OH MY GOD OH MY GOD !!!!!!!
OH>>>>>>>I am HYPERVENTILATING......how did I DO that.......


----------



## savannah (May 1, 2005)

Lets try again.......these should be my two mini daxies.......


----------



## Zebedee (Oct 3, 2007)

savannah said:


> OH MY GOD OH MY GOD !!!!!!!
> OH>>>>>>>I am HYPERVENTILATING......how did I DO that.......


Well done.

Just a nibble of that choccy I think - you deserve it.

Gerald will let you off - just this once!


----------



## savannah (May 1, 2005)

Now the problem I seem to have is that most of my pics are in Picasa and these seem to be in '' my pics' and never the twain will meet it seems but Gerald is on my case as we speak......so watch this space cos the cutest pics are in Picasa !!!!!!!!!!
In the meantime how about a picture of my daughters dog grooming van based in East Devon !!!!!.........or NOT as the case may be......what is an extension BMP that is not allowed ???????
Thought this was too good to be true !
Lynda


----------



## Zebedee (Oct 3, 2007)

savannah said:


> what is an extension BMP that is not allowed ???????
> Thought this was too good to be true !
> Lynda


Download  >>this<<  It's free, and will change loads of file types, including *from* BMP *to* JPG or GIF, both of which are allowed.

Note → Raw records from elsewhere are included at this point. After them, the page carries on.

struct WmDensifyPlanArgs {
  const float* grad2d; const float* count; const float* radii_state;
  const float* scales; const float* opacities;
  int N;
  float grow_grad2d, grow_scale3d, grow_scale2d, prune_opa, prune_scale3d, prune_scale2d;
  int use_scale2d, prune_big, revised_opacity;
  int* src; int* kind; int* rank;
  int* counts;
  void* workspace; size_t workspace_bytes;
};
enum { WM_DENSIFY_KEEP = 0, WM_DENSIFY_DUP = 1, WM_DENSIFY_SPLIT0 = 2, WM_DENSIFY_SPLIT1 = 3 };
enum { WM_GATHER_COPY = 0, WM_GATHER_ZERO_NEW = 1, WM_GATHER_MEANS = 2, WM_GATHER_SCALES = 3, WM_GATHER_OPACITIES_REVISED = 4 };
hipError_t wm_launch_densify_accumulate(const float* v_means2d, const int* radii, int N, int C, int width, int height, float* grad2d,
                                        float* count, float* radii_state, hipStream_t s);
size_t wm_densify_plan_ws_bytes(size_t N);
hipError_t wm_launch_densify_plan(const WmDensifyPlanArgs& a, hipStream_t s);
hipError_t wm_launch_densify_gather(const float* in, float* out, int N, int R, int mode, const int* src, const int* kind, const int* rank,
                                    int n_out, const float* quats, const float* scales, const float* noise, hipStream_t s);

hipError_t wm_launch_mcmc_inject_noise(float* means, const float* quats, const float* scales, const float* opacities, const float* noise,
                                       float scaler, int N, hipStream_t s);
size_t wm_mcmc_partition_ws_bytes(size_t N);
hipError_t wm_launch_mcmc_partition(const float* opacities, const unsigned char* mask, int N, float min_opacity, int* dead_idx, int* alive_idx,
                                    int* counts_host, void* workspace, size_t workspace_bytes, hipStream_t s);
hipError_t wm_launch_mcmc_relocation(const float* opacities, const float* scales, const int* sampled, int n_sampled, int N, float min_opacity,
                                     float* new_opacities, float* new_scales, int* hist, hipStream_t s);
hipError_t wm_launch_mcmc_scatter(float* t, int rows, int R, const int* sampled, const int* dest, const float* values, int n_sampled,
                                  hipStream_t s);
hipError_t wm_launch_mcmc_zero_rows(float* t, int rows, int R, const int* idx, int n, hipStream_t s);

struct WmPhotoLossArgs {
  const float* img1; const float* img2;
  const int64_t* strides1; const int64_t* strides2;
  int B, C, H, W, padding_valid;
  void* workspace; size_t workspace_bytes;
};
size_t wm_photoloss_workspace_bytes(int B, int C, int H, int W);
size_t wm_photoloss_forward_only_bytes(int B, int H, int W);
hipError_t wm_launch_photoloss_fwd(const WmPhotoLossArgs& a, int want_backward, float* out_ssim, float* out_l1, hipStream_t s);
hipError_t wm_launch_photoloss_bwd(const WmPhotoLossArgs& a, const float* g_ssim, const float* g_l1, float* grad_img1, hipStream_t s);

constexpr int WM_BILAGRID_MAX_CELLS = 4096;
struct WmBilagridArgs {
  const float* grids; const int* grid_idx; const float* xy; const float* rgb;
  int G, L, Hg, Wg, B, n;
};
size_t wm_bilagrid_bwd_workspace_bytes(int G, int L, int Hg, int Wg, int B, int n);
hipError_t wm_launch_bilagrid_slice(const WmBilagridArgs& a, float* out, hipStream_t s);
hipError_t wm_launch_bilagrid_slice_bwd(const WmBilagridArgs& a, const float* v_out, float* v_grids, float* v_rgb, void* ws, size_t ws_bytes,
                                        hipStream_t s);
size_t wm_bilagrid_tv_ws_bytes(int B, int C, int L, int H, int W);
hipError_t wm_launch_bilagrid_tv(const float* x, int B, int C, int L, int H, int W, float* out, void* ws, size_t ws_bytes, hipStream_t s);
hipError_t wm_launch_bilagrid_tv_bwd(const float* x, int B, int C, int L, int H, int W, const float* g, float* v_x, hipStream_t s);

It will resize piccies too, and a few other features.


----------



## geraldandannie (Jun 4, 2006)

savannah said:


> what is an extension BMP that is not allowed ???????

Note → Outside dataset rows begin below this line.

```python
def grad_add(a, b, b_half=False):
    n, h, w, c = a.shape
    out = torch.empty_like(a)
    check(_L(a).adm_grad_add(_ptr(a, a.dtype, "a"), _ptr(b, a.dtype, "b"), _ptr(out), n, h, w, c, int(b_half),
                                   _stream()), "adm_grad_add")
    return out


def logsoftmax_grad(logits, y, scale: float):
# ... 191 lines not shown
```

autodiffusion_amd/unet.py:

```python
from __future__ import annotations

from collections import OrderedDict
from typing import Dict, List, Optional, Sequence

import os

import torch

from . import ops
from ._lib import AdmError
from .arch import AttnSpec, HeadSpec, ResBlockSpec, ResampleSpec, StemSpec, UNetPlan

_ZERO_INIT_SUFFIXES = ("out_layers.3.weight", "out_layers.3.bias", "proj_out.weight", "proj_out.bias")


_warned_precision = set()


def warn_compute_dtype(what: str, flag: str):
    if flag in _warned_precision:
        return
    _warned_precision.add(flag)
    import warnings
    from . import logger
# ... 338 lines not shown
        st1 = st2 = None
        if tape is not None:
            a1, b1, st1 = ops.gn_affine(x0, d["g1"], d["b1"], x1, want_stats=True)
            aff1 = (a1, b1)
        else:
            aff1 = ops.gn_affine(x0, d["g1"], d["b1"], x1)
        virtual_up = (mode == "up" and not s.has_skip_conv and tape is None and x0.shape[1] >= 8
                      and not os.environ.get("ADM_NO_VIRTUAL_UP"))
        if virtual_up:
            assert x1 is None
            h = ops.conv(x0, d["w1"], d["c1b"], s.cout, 9, aff=aff1, silu=True, in_up=True, want_stats=True,
                         w_up=d.get("w1_up") if self.upconv_phases else None)
            xs, xs1 = x0, None
        elif mode:
            assert x1 is None
            h_in = ops.resample(x0, mode, aff1)
            xs = ops.resample(x0, mode)
            h = ops.conv(h_in, d["w1"], d["c1b"], s.cout, 9, want_stats=True)
            xs1 = None
        else:
            h = ops.conv(x0, d["w1"], d["c1b"], s.cout, 9, x1=x1, aff=aff1, silu=True, want_stats=True)
            xs, xs1 = x0, x1
        off = pr.film_off[s.prefix]
        if tape is not None:
            add2 = None
            if s.scale_shift:
                a2, b2, st2 = ops.gn_affine(h, d["g2"], d["b2"], film=film[:, off:], film_stride=pr.film_total, want_stats=True)
            else:
                add2 = film[:, off:off + s.cout]
                a2, b2, st2 = ops.gn_affine(h, d["g2"], d["b2"], add=add2, want_stats=True)
            aff2 = (a2, b2)
            tape.append(("res", s, dict(x=x0, aff1=aff1, st1=st1, h1=h, aff2=aff2, st2=st2, add2=add2)))
# ... 119 lines not shown
```

include/adm_hip.h:

```cpp
#ifndef ADM_HIP_H
#define ADM_HIP_H

#include <stdint.h>

#ifdef __cplusplus
extern "C" {
#endif

#define ADM_ABI_VERSION 10

#define ADM_E_ARG      (-1)
#define ADM_E_SHAPE    (-2)
#define ADM_E_ALIGN    (-3)

typedef uint16_t adm_bf16;

int adm_abi_version(void);
const char* adm_last_error(void);

int adm_stream_create_cumask(const uint32_t* mask, int words, void** stream_out);
int adm_stream_set_cus(void* stream, int ncu);
int adm_stream_destroy(void* stream);
int adm_stream_probe(uint32_t* out_dev, int nblocks, void* stream);

// ... 34 lines not shown
int adm_nchw_to_nhwc_pad(const float* x_nchw, adm_bf16* out_nhwc, int n, int c, int h, int w, int cpad,
                         void* stream);

int adm_gn_partial(const adm_bf16* in0, int c0, const adm_bf16* in1, int c1, float* partial,
                   int n, int hw, int slabs, void* stream);
int adm_gn_finalize(const float* partial, const float* gamma, const float* beta,
                    const float* film, int film_stride, float* aff_a, float* aff_b,
                    float* stats ,
                    int n, int c, int hw, int slabs, float eps, void* stream);
int adm_gn_finalize2(const float* partial0, int c0, int slabs0, const float* partial1, int c1, int slabs1,
                     const float* gamma, const float* beta, const float* film, int film_stride,
                     float* aff_a, float* aff_b, float* stats, int n, int hw, float eps, void* stream);
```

It's unlikely you will have a photo with a BMP extension - they're almost always JPG. Don't worry about it!

Gerald


----------



## savannah (May 1, 2005)

Thanks Dave but how do I get past the bit where it wants money from me ???
and Thanks to Gerald too for all the help.....it wouldnt let me send the pic of daughters van cos it said extension bmp not allowed ??? !!!!!!

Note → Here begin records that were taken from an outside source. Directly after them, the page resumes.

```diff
@@ -127,14 +128,16 @@
 	return v;
 }
 
-__device__ __forceinline__ void simplex_hash_args(f2 ix, f2 iy, f2 i1y, unsigned Lb, f2 &p0, f2 &p1, f2 &p2) {
-	constexpr unsigned H = SIMPLEX_HASH_OFFSET;
-	f2 const j0 = lut_offsets(iy, Lb);
-	f2 const j1 = raw_fma(i1y, splat(__uint_as_float(LUT_ENTRY_BYTES - 4)), j0);
+__device__ __forceinline__ void simplex_hash_offsets(f2 ix, f2 iy, f2 i1y, unsigned Lb, f2 &k0, f2 &k1, f2 &k2) {
+	constexpr unsigned H = SIMPLEX_HASH_OFFSET, PITCH = 16u*SIMPLEX_HASH_COPIES;
+	unsigned const base = Lb - (threadIdx.x & (SIMPLEX_LUT_COPIES - 1))*16u;
+	f2 const j0 = raw_fma(iy, splat(__uint_as_float(PITCH)), splat(__uint_as_float(base)));
+	f2 const j1 = raw_fma(i1y, splat(__uint_as_float(PITCH - 4)), j0);
 	unsigned const ja = __float_as_uint(j0.x), jb = __float_as_uint(j0.y), j1a = __float_as_uint(j1.x), j1b = __float_as_uint(j1.y);
-	p0 = add2(make_float2(lut_load_f32<H>(ja), lut_load_f32<H>(jb)), ix);
-	p1 = add2(make_float2(lut_load_f32<H + 4>(j1a), lut_load_f32<H + 4>(j1b)), ix);
-	p2 = add2(make_float2(lut_load_f32<H + 8>(ja), lut_load_f32<H + 8>(jb)), ix);
+	f2 const bx = lut_offsets(ix, Lb);
+	k0 = add2(make_float2(lut_load_f32<H>(ja), lut_load_f32<H>(jb)), bx);
+	k1 = add2(make_float2(lut_load_f32<H + 4>(j1a), lut_load_f32<H + 4>(j1b)), bx);
+	k2 = add2(make_float2(lut_load_f32<H + 8>(ja), lut_load_f32<H + 8>(jb)), bx);
 }
 
 template<bool HASH>
@@ -148,9 +151,10 @@
 	f2 const i1x = make_float2((x0x.x > x0y.x) ? 1.0f : 0.0f, (x0x.y > x0y.y) ? 1.0f : 0.0f);
 	f2 const i1y = rsub2(1.0f, i1x);
 	f2 const x12x = sub2(add2(x0x, Cx), i1x), x12y = sub2(add2(x0y, Cx), i1y), x12z = add2(x0x, Cz), x12w = add2(x0y, Cz);
+	f2 k0, k1, k2;
+	if constexpr (HASH) {simplex_hash_offsets(mod_int289_lazy(ix), mod_int289_lazy(iy), i1y, Lb, k0, k1, k2);}
+	else {
 	f2 p0, p1, p2;
-	if constexpr (HASH) {simplex_hash_args(mod_int289_lazy(ix), mod_int289_lazy(iy), i1y, Lb, p0, p1, p2);}
-	else {
 #if TW_SIMPLEX_LUT >= 2
 	ix = mod_int289_lazy(ix); iy = mod_int289_lazy(iy);
 	f2 const j0 = lut_offsets(iy, Lb);
@@ -176,13 +180,13 @@
 #else
 	p0 = permute(add2(q0, ix)); p1 = permute(add2(add2(q1, ix), i1x)); p2 = permute(add2(add2(q2, ix), 1.0f));
 #endif
+	k0 = lut_offsets(p0, Lb); k1 = lut_offsets(p1, Lb); k2 = lut_offsets(p2, Lb);
 	}
 	f2 m0 = rsub_max0_2(0.5f, sumprod2(x0x, x0x, x0y, x0y));
 	f2 m1 = rsub_max0_2(0.5f, sumprod2(x12x, x12x, x12y, x12y));
 	f2 m2 = rsub_max0_2(0.5f, sumprod2(x12z, x12z, x12w, x12w));
 	m0 = mul2(m0, m0); m1 = mul2(m1, m1); m2 = mul2(m2, m2);
 	m0 = mul2(m0, m0); m1 = mul2(m1, m1); m2 = mul2(m2, m2);
-	f2 const k0 = lut_offsets(p0, Lb), k1 = lut_offsets(p1, Lb), k2 = lut_offsets(p2, Lb);
 	float4 const g0a = lut_load4(Lb, k0.x), g0b = lut_load4(Lb, k0.y), g1a = lut_load4(Lb, k1.x), g1b = lut_load4(Lb, k1.y), g2a = lut_load4(Lb, k2.x), g2b = lut_load4(Lb, k2.y);
 	m0 = make_float2(m0.x*g0a.z, m0.y*g0b.z); m1 = make_float2(m1.x*g1a.z, m1.y*g1b.z); m2 = make_float2(m2.x*g2a.z, m2.y*g2b.z);
 	f2 const gx = make_float2(g0a.x*x0x.x  + g0a.y*x0y.x,  g0b.x*x0x.y  + g0b.y*x0y.y);
```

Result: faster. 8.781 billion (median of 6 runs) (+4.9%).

APART from all this......you've not said if you like my DOGS !!!!!!!!

Lynda


----------



## Zebedee (Oct 3, 2007)

savannah said:


> Thanks Dave but how do I get past the bit where it wants money from me ???
> and Thanks to Gerald too for all the help.....it wouldnt let me send the pic of daughters van cos it said extension bmp not allowed ??? !!!!!!
> 
> APART from all this......you've not said if you like my DOGS !!!!!!!!
> ...


There must be a scam on the site I sent first. Ignore it and download from Tucows (very handy site - some really good free stuff)  >>here<< 

Too busy to mention dogs, but a silly question as you will have guessed. Lovely mutts, I specially like the big softy on the lounger. Not a breed I'm familiar with, but it's love at first sight for me. 

Did you enjoy the choccy?


----------



## savannah (May 1, 2005)

Okey dokey...will try that link
NO chocolate....I am being a very good girl and expecting great rewards on mondays weigh in !!!!!
Glad you liked the dogs......just wait until I manage to post pics of my little fluff butts !!!
Lynda


----------



## 109154 (Jan 10, 2008)

They are lovely dogs and well worth the wait, can not wait to see more. 

Laura +m Dave


----------